# Figure 8's



## TIGGER (Jan 17, 2006)

Do all of you guy's do figure 8's after each cast? I was told you should in case one is following. Also how many guys have caught them doing this?


----------



## ChachiSnips (May 4, 2005)

I generally do just out of habit anymore. I've had a couple hits on figure 8's, but my best experience came from a pike. My dad and I were out for muskie at a place in Canada we always go to and it had already gotten dark. I was using a big jitterbug and when I brought it in I was asking my dad about figure 8's and was doing it while talking. All of a sudden the fish slammed it and scared the crap out of me and my dad. Fought it for a few minutes, thought it was a muskie. When we got it in it ended up being a good pike (~35 in.--most pike we catch are usually in the mid 20 in range). Great experience once I stopped shaking.


----------



## Bulldog1149 (Feb 26, 2006)

I figure 8 or at least "L" every time. I have a had a couple boat side smashes, but my best experience was bringing in a 27" northern ( ended up being dinner) the northern was under the boat because of the drift and when i pulled up to get a look at what I had he was getting trailed by a "HUGE" 50++. I was in about 5 feet of clear water and I was able to have him follow thru one whole figure eight in hopes that I would get to see an awesome show.
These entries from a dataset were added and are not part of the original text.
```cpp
__global__ __launch_bounds__(256, 2) void conv_stem_pool_direct_kernel(const StemParams p) {
  extern __shared__ __attribute__((aligned(1024))) char smem[];
  _Float16* patch = reinterpret_cast<_Float16*>(smem);
  _Float16* wbank = reinterpret_cast<_Float16*>(smem + kPatchPieces * 16);
  const int tid = threadIdx.x, lane = tid & 63, wave = tid >> 6, lg = lane >> 4, px = lane & 15;
  int lid;
  {
    const int bid = blockIdx.x, nb = gridDim.x;
    const int q = nb >> 3, rr = nb & 7, xcd = bid & 7, loc = bid >> 3;
    lid = (xcd < rr ? xcd * (q + 1) : rr * (q + 1) + (xcd - rr) * q) + loc;
  }
  const int per_img = p.ty * p.tx;
  const int img = lid / per_img;
  const int rem = lid - img * per_img;
  const int pty = rem / p.tx, ptx = rem - pty * p.tx;
  const int oy0 = 2 * kQR * pty - 1, ox0 = 2 * kQC * ptx - 1;
  const int r0 = 2 * oy0, c0p = ox0;

  const int wave_base = __builtin_amdgcn_readfirstlane(wave) * 64;
#pragma unroll
  for (int rnd = 0; rnd < kPatchPieces / 256; ++rnd) {
    const int q = rnd * 256 + tid;
    int pl = q >= kPlanePieces ? 1 : 0;
    int k = q - pl * kPlanePieces;
    if (k >= kPlanePieces) { pl = 1; k = kPlanePieces - 1; }
    const int row = k / kIP, pc = k - row * kIP;
    int sr = r0 + row, sc = c0p + pc;
    sr = sr < 0 ? 0 : (sr < p.hb ? sr : p.hb - 1);
    sc = sc < 0 ? 0 : (sc < (p.wb >> 1) ? sc : (p.wb >> 1) - 1);
    const _Float16* src = p.x + pl * p.plane + (((long)img * p.hb + sr) * p.wb + sc * 2) * 4;
    __builtin_amdgcn_global_load_lds((gbl_void*)src, (lds_void*)(smem + (rnd * 256 + wave_base) * 16), 16, 0, 0);
  }
#pragma unroll
  for (int rnd = 0; rnd < kWPieces / 256; ++rnd) {
    const _Float16* src = p.w + (long)(rnd * 256 + tid) * 8;
    __builtin_amdgcn_global_load_lds((gbl_void*)src, (lds_void*)(reinterpret_cast<char*>(wbank) + (rnd * 256 + wave_base) * 16), 16, 0,
                                     0);
  }

  int a_off[4];
  bool ok[4];
#pragma unroll
  for (int i = 0; i < 4; ++i) {
    int row = wave * 64 + i * 16 + px;
    ok[i] = row < kPR * kPC;
    row = ok[i] ? row : kPR * kPC - 1;
    const int pr = row / kPC, pc = row - pr * kPC;
    const int oy = oy0 + pr, ox = ox0 + pc;
    ok[i] = ok[i] && (unsigned)oy < (unsigned)p.oh && (unsigned)ox < (unsigned)p.ow;
    a_off[i] = ((2 * pr) * kIP + pc + lg) * 16;
  }
  const int b_off = (px * 7) * 128 + lg * 16;

  f32x4 acc[4][4];
#pragma unroll
  for (int i = 0; i < 4; ++i)
#pragma unroll
    for (int j = 0; j < 4; ++j) acc[i][j] = f32x4{0.f, 0.f, 0.f, 0.f};

  asm volatile("s_waitcnt vmcnt(0)" ::: "memory");
  __syncthreads();

  const char* pa = reinterpret_cast<const char*>(patch);
  const char* pb = reinterpret_cast<const char*>(wbank);
#pragma unroll 1
  for (int ky = 0; ky < 7; ++ky) {
    f16x8 ah[4], al[4], bh[4], bl[4];
#pragma unroll
    for (int i = 0; i < 4; ++i) {
      ah[i] = *reinterpret_cast<const f16x8*>(pa + a_off[i] + ky * (kIP * 16));
      al[i] = *reinterpret_cast<const f16x8*>(pa + a_off[i] + ky * (kIP * 16) + kPlanePieces * 16);
    }
#pragma unroll
    for (int j = 0; j < 4; ++j) {
      bh[j] = *reinterpret_cast<const f16x8*>(pb + b_off + j * (16 * 7 * 128) + ky * 128);
      bl[j] = *reinterpret_cast<const f16x8*>(pb + b_off + j * (16 * 7 * 128) + ky * 128 + 64);
    }
    if (p.terms == 3) {
#pragma unroll
      for (int i = 0; i < 4; ++i)
#pragma unroll
        for (int j = 0; j < 4; ++j) acc[i][j] = __builtin_amdgcn_mfma_f32_16x16x32_f16(bh[j], al[i], acc[i][j], 0, 0, 0);
#pragma unroll
      for (int i = 0; i < 4; ++i)
#pragma unroll
        for (int j = 0; j < 4; ++j) acc[i][j] = __builtin_amdgcn_mfma_f32_16x16x32_f16(bl[j], ah[i], acc[i][j], 0, 0, 0);
    }
#pragma unroll
    for (int i = 0; i < 4; ++i)
#pragma unroll
      for (int j = 0; j < 4; ++j) acc[i][j] = __builtin_amdgcn_mfma_f32_16x16x32_f16(bh[j], ah[i], acc[i][j], 0, 0, 0);
  }

  __syncthreads();
  float* fp = reinterpret_cast<float*>(smem);
  const int nsub = (lg & 1) * 16 + (lg >> 1) * 8;
#pragma unroll
  for (int i = 0; i < 4; ++i) {
    const int row = wave * 64 + i * 16 + px;
#pragma unroll
    for (int jp = 0; jp < 2; ++jp) {
      f32x4 x = acc[i][2 * jp], y = acc[i][2 * jp + 1];
#pragma unroll
      for (int r = 0; r < 4; ++r) {
        const auto s = __builtin_amdgcn_permlane16_swap(__float_as_uint(x[r]), __float_as_uint(y[r]), false, false);
        x[r] = __uint_as_float(s[0]);
        y[r] = __uint_as_float(s[1]);
      }
      const int n = jp * 32 + nsub;
      const f32x4 b0 = *reinterpret_cast<const f32x4*>(p.bias + n), b1 = *reinterpret_cast<const f32x4*>(p.bias + n + 4);
#pragma unroll
      for (int e = 0; e < 4; ++e) {
        x[e] = ok[i] ? hn::relu(x[e] + b0[e]) : 0.f;
        y[e] = ok[i] ? hn::relu(y[e] + b1[e]) : 0.f;
      }
      *reinterpret_cast<f32x4*>(fp + row * kPitch + n) = x;
      *reinterpret_cast<f32x4*>(fp + row * kPitch + n + 4) = y;
    }
  }
  __syncthreads();
  for (int item = tid; item < kQR * kQC * (kCout / 8); item += 256) {
    const int c8 = item & (kCout / 8 - 1), pp = item / (kCout / 8);
    const int pr = pp / kQC, pc = pp - pr * kQC;
    const int gy = kQR * pty + pr, gx = kQC * ptx + pc;
    if (gy >= p.poh || gx >= p.pow_) continue;
    f32x4 m0 = {0.f, 0.f, 0.f, 0.f}, m1 = m0;
#pragma unroll
    for (int dy = 0; dy < 3; ++dy)
#pragma unroll
      for (int dx = 0; dx < 3; ++dx) {
        const float* src = fp + ((2 * pr + dy) * kPC + 2 * pc + dx) * kPitch + c8 * 8;
        const f32x4 a = *reinterpret_cast<const f32x4*>(src), b = *reinterpret_cast<const f32x4*>(src + 4);
#pragma unroll
        for (int e = 0; e < 4; ++e) {
          m0[e] = hn::max_nan(m0[e], a[e]);
          m1[e] = hn::max_nan(m1[e], b[e]);
        }
      }
    f16x8 hi, lo;
    if (p.range_flag) {
      float mg = 0.f;
#pragma unroll
      for (int e = 0; e < 4; ++e) mg = hn::max_nan(mg, hn::range_mag(m0[e], m1[e]));
      if (!(mg <= 65504.f)) *p.range_flag = 1;
    }
#pragma unroll
    for (int e = 0; e < 4; ++e) {
      const _Float16 h0 = (_Float16)m0[e], h1 = (_Float16)m1[e];
      hi[e] = h0;
      hi[4 + e] = h1;
      lo[e] = (_Float16)(m0[e] - (float)h0);
      lo[4 + e] = (_Float16)(m1[e] - (float)h1);
    }
    _Float16* dst = p.y + (((long)img * p.poh + gy) * p.pow_ + gx) * (2 * kCout) + (c8 >> 2) * 64 + (c8 & 3) * 8;
    *reinterpret_cast<f16x8*>(dst) = hi;
    *reinterpret_cast<f16x8*>(dst + 32) = lo;
  }
}

}

namespace hn {

int stem_pool_direct(const void* x16, int n, int ph, int pw, const void* w16, const float* bias, void* y, int terms, hipStream_t st) {
  const int hb = ph + 6, wb = pw + 6;
  StemParams p;
  p.x = (const _Float16*)x16; p.w = (const _Float16*)w16; p.bias = bias; p.y = (_Float16*)y;
  p.n = n; p.hb = hb; p.wb = wb;
  p.oh = (hb - 7) / 2 + 1; p.ow = (wb - 7) / 2 + 1;
  p.poh = (p.oh + 2 - 3) / 2 + 1; p.pow_ = (p.ow + 2 - 3) / 2 + 1;
  p.ty = hn::cdiv(p.poh, kQR); p.tx = hn::cdiv(p.pow_, kQC);
  p.plane = (long)n * hb * wb * 4;
  p.terms = terms == 1 ? 1 : 3;
  p.range_flag = hn::range_flag_ptr();
  HN_CHECK_ARG(wb % 2 == 0 && (uintptr_t)x16 % 16 == 0 && (uintptr_t)w16 % 16 == 0 && (uintptr_t)y % 16 == 0 &&
                   (uintptr_t)bias % 16 == 0, "stem image rows / tensors must be 16-byte aligned");
  HN_CHECK_ARG((int64_t)n * p.ty * p.tx < (int64_t)1 << 31, "too many patches");
  constexpr int LDS_BYTES = kPatchPieces * 16 + kWPieces * 16;
  static_assert(LDS_BYTES <= 80 * 1024 && 256 * kPitch * 4 <= LDS_BYTES, "two workgroups per CU; the pooling patch reuses the space");
  static bool attr_set[64] = {};
  int dev = 0;
  HN_CHECK_HIP(hipGetDevice(&dev));
  if (dev < 0 || dev >= 64 || !attr_set[dev]) {
    HN_CHECK_HIP(hipFuncSetAttribute((const void*)conv_stem_pool_direct_kernel, hipFuncAttributeMaxDynamicSharedMemorySize, LDS_BYTES));
    if (dev >= 0 && dev < 64) attr_set[dev] = true;
  }
  hipLaunchKernelGGL(conv_stem_pool_direct_kernel, dim3(n * p.ty * p.tx), dim3(256), LDS_BYTES, st, p);
  HN_CHECK_LAUNCH("conv_stem_pool_direct_kernel");
  return HN_OK;
}

}
```

Measured before the change: 1167 frames/s.

## Make stem conv persistent and pool per 16-channel column tile

After: 1169 frames/s (median of 4 runs). About the same (+0.1%).

```diff
diff --git a/handnet-pipeline_amd/csrc/conv_stem_direct.hip b/handnet-pipeline_amd/csrc/conv_stem_direct.hip
--- a/handnet-pipeline_amd/csrc/conv_stem_direct.hip
+++ b/handnet-pipeline_amd/csrc/conv_stem_direct.hip
@@ -4,6 +4,7 @@
 
 typedef float f32x4 __attribute__((ext_vector_type(4)));
 typedef _Float16 f16x8 __attribute__((ext_vector_type(8)));
+typedef _Float16 f16x4 __attribute__((ext_vector_type(4)));
 typedef __attribute__((address_space(3))) void lds_void;
 typedef __attribute__((address_space(1))) const void gbl_void;
 
@@ -15,7 +16,7 @@
 constexpr int kPatchPieces = ((2 * kPlanePieces + 255) / 256) * 256;
 constexpr int kWPieces = 64 * 7 * 8;
 constexpr int kCout = 64;
-constexpr int kPitch = kCout + 4;
+constexpr int kPitch = 16 + 4;
 
 struct StemParams {
   const _Float16* x;
@@ -28,162 +29,153 @@
   int* range_flag;
 };
 
+__device__ __forceinline__ int xcd_remap(int v, int total) {
+  const int q = total >> 3, rr = total & 7, xcd = v & 7, loc = v >> 3;
+  return (xcd < rr ? xcd * (q + 1) : rr * (q + 1) + (xcd - rr) * q) + loc;
+}
+
 __global__ __launch_bounds__(256, 2) void conv_stem_pool_direct_kernel(const StemParams p) {
   extern __shared__ __attribute__((aligned(1024))) char smem[];
   _Float16* patch = reinterpret_cast<_Float16*>(smem);
   _Float16* wbank = reinterpret_cast<_Float16*>(smem + kPatchPieces * 16);
   const int tid = threadIdx.x, lane = tid & 63, wave = tid >> 6, lg = lane >> 4, px = lane & 15;
-  int lid;
-  {
-    const int bid = blockIdx.x, nb = gridDim.x;
-    const int q = nb >> 3, rr = nb & 7, xcd = bid & 7, loc = bid >> 3;
-    lid = (xcd < rr ? xcd * (q + 1) : rr * (q + 1) + (xcd - rr) * q) + loc;
-  }
   const int per_img = p.ty * p.tx;
-  const int img = lid / per_img;
-  const int rem = lid - img * per_img;
-  const int pty = rem / p.tx, ptx = rem - pty * p.tx;
-  const int oy0 = 2 * kQR * pty - 1, ox0 = 2 * kQC * ptx - 1;
-  const int r0 = 2 * oy0, c0p = ox0;
-
+  const int total = p.n * per_img;
   const int wave_base = __builtin_amdgcn_readfirstlane(wave) * 64;
-#pragma unroll
-  for (int rnd = 0; rnd < kPatchPieces / 256; ++rnd) {
-    const int q = rnd * 256 + tid;
-    int pl = q >= kPlanePieces ? 1 : 0;
-    int k = q - pl * kPlanePieces;
-    if (k >= kPlanePieces) { pl = 1; k = kPlanePieces - 1; }
-    const int row = k / kIP, pc = k - row * kIP;
-    int sr = r0 + row, sc = c0p + pc;
-    sr = sr < 0 ? 0 : (sr < p.hb ? sr : p.hb - 1);
-    sc = sc < 0 ? 0 : (sc < (p.wb >> 1) ? sc : (p.wb >> 1) - 1);
-    const _Float16* src = p.x + pl * p.plane + (((long)img * p.hb + sr) * p.wb + sc * 2) * 4;
-    __builtin_amdgcn_global_load_lds((gbl_void*)src, (lds_void*)(smem + (rnd * 256 + wave_base) * 16), 16, 0, 0);
-  }
+
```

He pulled off and left me with my knees shaking.

Also, completed my figure 8 one time and looked over to BS with my buddy. I was using an old sucker colored suick that was water logged and was nuetrally bouyant. When i looked back at my lure with slack line a mid 40"s fish had it sideways in his mouth. I reacted by a heavy straight up hookset and ripped the lure right out of his mouth. ********always set the hook to the side and then hit freespool**********

you gotta love skis.


----------



## Weatherby (May 27, 2005)

Yep 8 after every cast. It can seem like a waste of time doing it after every cast but the 1 time you don't do it will be when a muskie was following. The first muskie I caught hit the lure just as I was starting into the 8.

When we were at the muskie show a couple of weeks ago, Steve Heiting was giving a seminar and he said that he had a fish follow him in, and he then did the figure eight 37 times on that 1 fish, and never got it to go. He insisted that you figure 8 after every cast.


----------



## JIG (Nov 2, 2004)

One thing about the toothy guy he is not afraid of the boat! When the 4-5 footers start swimmin around ya you dont make long casts.  :B


----------



## peple of the perch (Sep 13, 2004)

i wish i new about figure 8's when i was at pyme i had a giant musky follow my crank


----------



## twistertail (Apr 10, 2004)

I have caught a few pike doing it. Its pretty cool to see them hit right by the boat like that.


----------



## liquidsoap (Oct 22, 2005)

ive only been musky fishing twice, i had no pravile on musky lures so i put on a rattle trap, i got the line tangled around the back hook, and the lure spoon around like a spoon, it looked pretty cool, but i was reeling in fast to get a recast, and wouldnt you no it, big muskie comes up and hits it, i am in shock, missed it 3 times, before i got a hook in em, but it got out in a few seconds....
still today the coolest thing i ever seen....
hats off to you muskie fisherman, its a blast


----------



## FutureClassicChamp (Jan 16, 2006)

always always always always always figure 8. figure 8 in your sleep! even if you dont see one behind your bait. they could be under the boat. you must complete at least 2 full 8's. some of my best fish have come on figure 8's and it is the biggest rush youll ever have. there are a couple minor details that can help you trigger the lazier fish. first, your rod must always go in the water.....the deeper the bait your using runs, the deeper you want your figure 8 (this is the reason we use long rods. i use nothing shorter than 7'6"). you MUST start the 8 with a sharp 'L' (which was mentioned before). the L motion should be the most erratic and fastest part of the figure 8 and most of the time you will get them to commit on it or right after. you can change depths (ie. on one side of the 8 you go deeper than the other). if you have a big fish following, you can use a figure 8, but i think its better to just go in one big circle. the big girls dont have the same turning radius as the smaller fish. vary your speeds. if you absolutely cannot get that fish to commit and she swims away, have a throw back rod ready. usually i like to have some type of soft plastic ready like a tiger tube.


----------



## TIGGER (Jan 17, 2006)

Will the muskies tend to follow the 8 for a longer or shorter time based time of year? Will the muskie swim off slow or tend to blast off when not interested? Weatherby had metioned that a muskie followed an eight for 37 cycles, is that very rare? One last question on the AVERAGE how fast will the muskie hit once the eight is started (like one or two passes)?


----------



## Weatherby (May 27, 2005)

I don't think time of year plays a part in how long a muskie will follow the 8.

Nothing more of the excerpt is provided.